Cohen v. Orthalliance New Image, Inc.

252 F. Supp. 2d 761, 2003 U.S. Dist. LEXIS 5266, 2003 WL 1571851
CourtDistrict Court, N.D. Indiana
DecidedMarch 24, 2003
Docket1:01 CV 352
StatusPublished
Cited by7 cases

This text of 252 F. Supp. 2d 761 (Cohen v. Orthalliance New Image, Inc.) is published on Counsel Stack Legal Research, covering District Court, N.D. Indiana primary law. Counsel Stack provides free access to over 12 million legal documents including statutes, case law, regulations, and constitutions.

Bluebook
Cohen v. Orthalliance New Image, Inc., 252 F. Supp. 2d 761, 2003 U.S. Dist. LEXIS 5266, 2003 WL 1571851 (N.D. Ind. 2003).

Opinion

ORDER

MOODY, District Judge.

In this action, the parties have cross-moved for summary judgment. During the time allotted for briefing the motions, this action was transferred from the Fort Wayne Division to the Hammond Division, at which time the random judicial assignment system placed the case before the undersigned. Upon review of the record compiled by the parties, the court resolves the pending motions as explained in the remainder of this Order.

I. BACKGROUND

Cohen is a Doctor of Dental Surgery, who specializes in orthodontia. He practices his profession in Allen County, Indiana under the name Cohen Orthodontic Group, P.C. (“Cohen Orthodontic”), of which Cohen owns all outstanding stock. (See PI. Desig. Of Evid. at Ex. B (“Complaint”) at ¶¶ 4-5.)
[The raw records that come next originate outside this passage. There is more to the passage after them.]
@@ -141,16 +144,36 @@
   stage_load8(src + (long)(k0 + (threadIdx.x >> 4)) * ld + c0 + (threadIdx.x & 15) * 8, r);
 }
 
+template <bool VEC>
+__device__ __forceinline__ void stage_load_row(const double* __restrict__ prow, int k0, int kend, double (&r)[8]) {
+  const int k = k0 + (threadIdx.x >> 7) * 8;
+  const double* p = prow + k;
+  if (VEC && k + 8 <= kend) {
+    stage_load8(p, r);
+  } else {
+#pragma unroll
+    for (int j = 0; j < 8; ++j) r[j] = (k + j < kend) ? p[j] : 0.0;
+  }
+}
+__device__ __forceinline__ void stage_store_kc_scaled(double* __restrict__ lds, const double (&r)[8], double s) {
+  const int m = threadIdx.x & 127;
+  const int kh = threadIdx.x >> 7;
+#pragma unroll
+  for (int j = 0; j < 8; ++j) lds[(kh * 8 + j) * GEMM_LD + m] = (s != 0.0) ? s * r[j] : 0.0;
+}
+
 __device__ __forceinline__ int xcd_remap(int pid, int nwg) {
   const int q = nwg >> 3, r = nwg & 7, xcd = pid & 7;
   const int base = (xcd < r) ? xcd * (q + 1) : r * (q + 1) + (xcd - r) * q;
   return base + (pid >> 3);
 }
 
-template <typename TA, typename TB, bool A_KC, bool B_KC, bool VEC>
+template <typename TA, typename TB, bool A_KC, bool B_KC, bool VEC, bool GATHER = false>
 __device__ __forceinline__ void gemm_tile_mainloop(const GemmArgs& g, const TA* __restrict__ A, const TB* __restrict__ B,
                                                    int m0, int n0, int k_lo, int k_hi, double* smem,
-                                                   v4f64 (&acc)[4][4]) {
+                                                   v4f64 (&acc)[4][4], const double* __restrict__ prow = nullptr,
+                                                   double ascl = 0.0) {
+  static_assert(!GATHER || (A_KC && std::is_same<TA, double>::value), "gathered A: K-contiguous fp64 only");
   double* As = smem;
   double* Bs = smem + 2 * GEMM_BK * GEMM_LD;
   const int lane = threadIdx.x & 63;
@@ -170,11 +193,13 @@
   auto load_tile = [&](int kt) {
     const int k0 = k_lo + kt * GEMM_BK;
     if (full_mn && k0 + GEMM_BK <= k_hi) {
-      if (A_KC) stage_load_kc_full<TA>(A, g.lda, m0, k0, ra); else stage_load_mc_full<TA>(A, g.lda, m0, k0, ra);
+      if constexpr (GATHER) stage_load8(prow + k0 + (threadIdx.x >> 7) * 8, ra);
+      else if (A_KC) stage_load_kc_full<TA>(A, g.lda, m0, k0, ra); else stage_load_mc_full<TA>(A, g.lda, m0, k0, ra);
       if (B_KC) stage_load_kc_full<TB>(B, g.ldb, n0, k0, rb); else stage_load_mc_full<TB>(B, g.ldb, n0, k0, rb);
       return;
     }
-    if (A_KC) stage_load_kc<TA, VEC>(A, g.lda, m0, g.M, k0, k_hi, ra);
+    if constexpr (GATHER) stage_load_row<VEC>(prow, k0, k_hi, ra);
+    else if (A_KC) stage_load_kc<TA, VEC>(A, g.lda, m0, g.M, k0, k_hi, ra);
     else      stage_load_mc<TA, VEC>(A, g.lda, m0, g.M, k0, k_hi, ra);
     if (B_KC) stage_load_kc<TB, VEC>(B, g.ldb, n0, g.N, k0, k_hi, rb);
     else      stage_load_mc<TB, VEC>(B, g.ldb, n0, g.N, k0, k_hi, rb);
@@ -182,7 +207,8 @@
   auto store_tile = [&](int buf) {
     double* a = As + buf * GEMM_BK * GEMM_LD;
     double* b = Bs + buf * GEMM_BK * GEMM_LD;
-    if (A_KC) stage_store_kc(a, ra); else stage_store_mc(a, ra);
+    if constexpr (GATHER) stage_store_kc_scaled(a, ra, ascl);
+    else if (A_KC) stage_store_kc(a, ra); else stage_store_mc(a, ra);
     if (B_KC) stage_store_kc(b, rb); else stage_store_mc(b, rb);
   };
 
@@ -494,6 +520,68 @@
   }
 };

Orthalliance New Image, Inc. (“New Image”) is a Delaware corporation with its primary place of business in Torrance, California. (See id. at ¶ 3.) New Image manages orthodontic practices throughout the country. (See Def. Desig. of Evid. at Ex. 1 (“Summers Aff”) at ¶4.) As part of the furious consolidation experienced in the orthodontic practice management industry during 2000 and 2001, New Image was purchased by Orthalliance, Inc. 1 in an asset deal. (See id. at ¶ 20.) See generally Top Public Companies: Orthodontic Centers of America, OCA now dominates field, New Orleans City Bus., June 17, 2002, at 27, available at 2002 WL 12346069. Orthalliance, Inc. was subsequently acquired by another competitor, Orthodontic Centers of America. See id. Thus, Orthalliance, Inc. acts as both the parent of New Image and the subsidiary of Orthodontic Centers of America.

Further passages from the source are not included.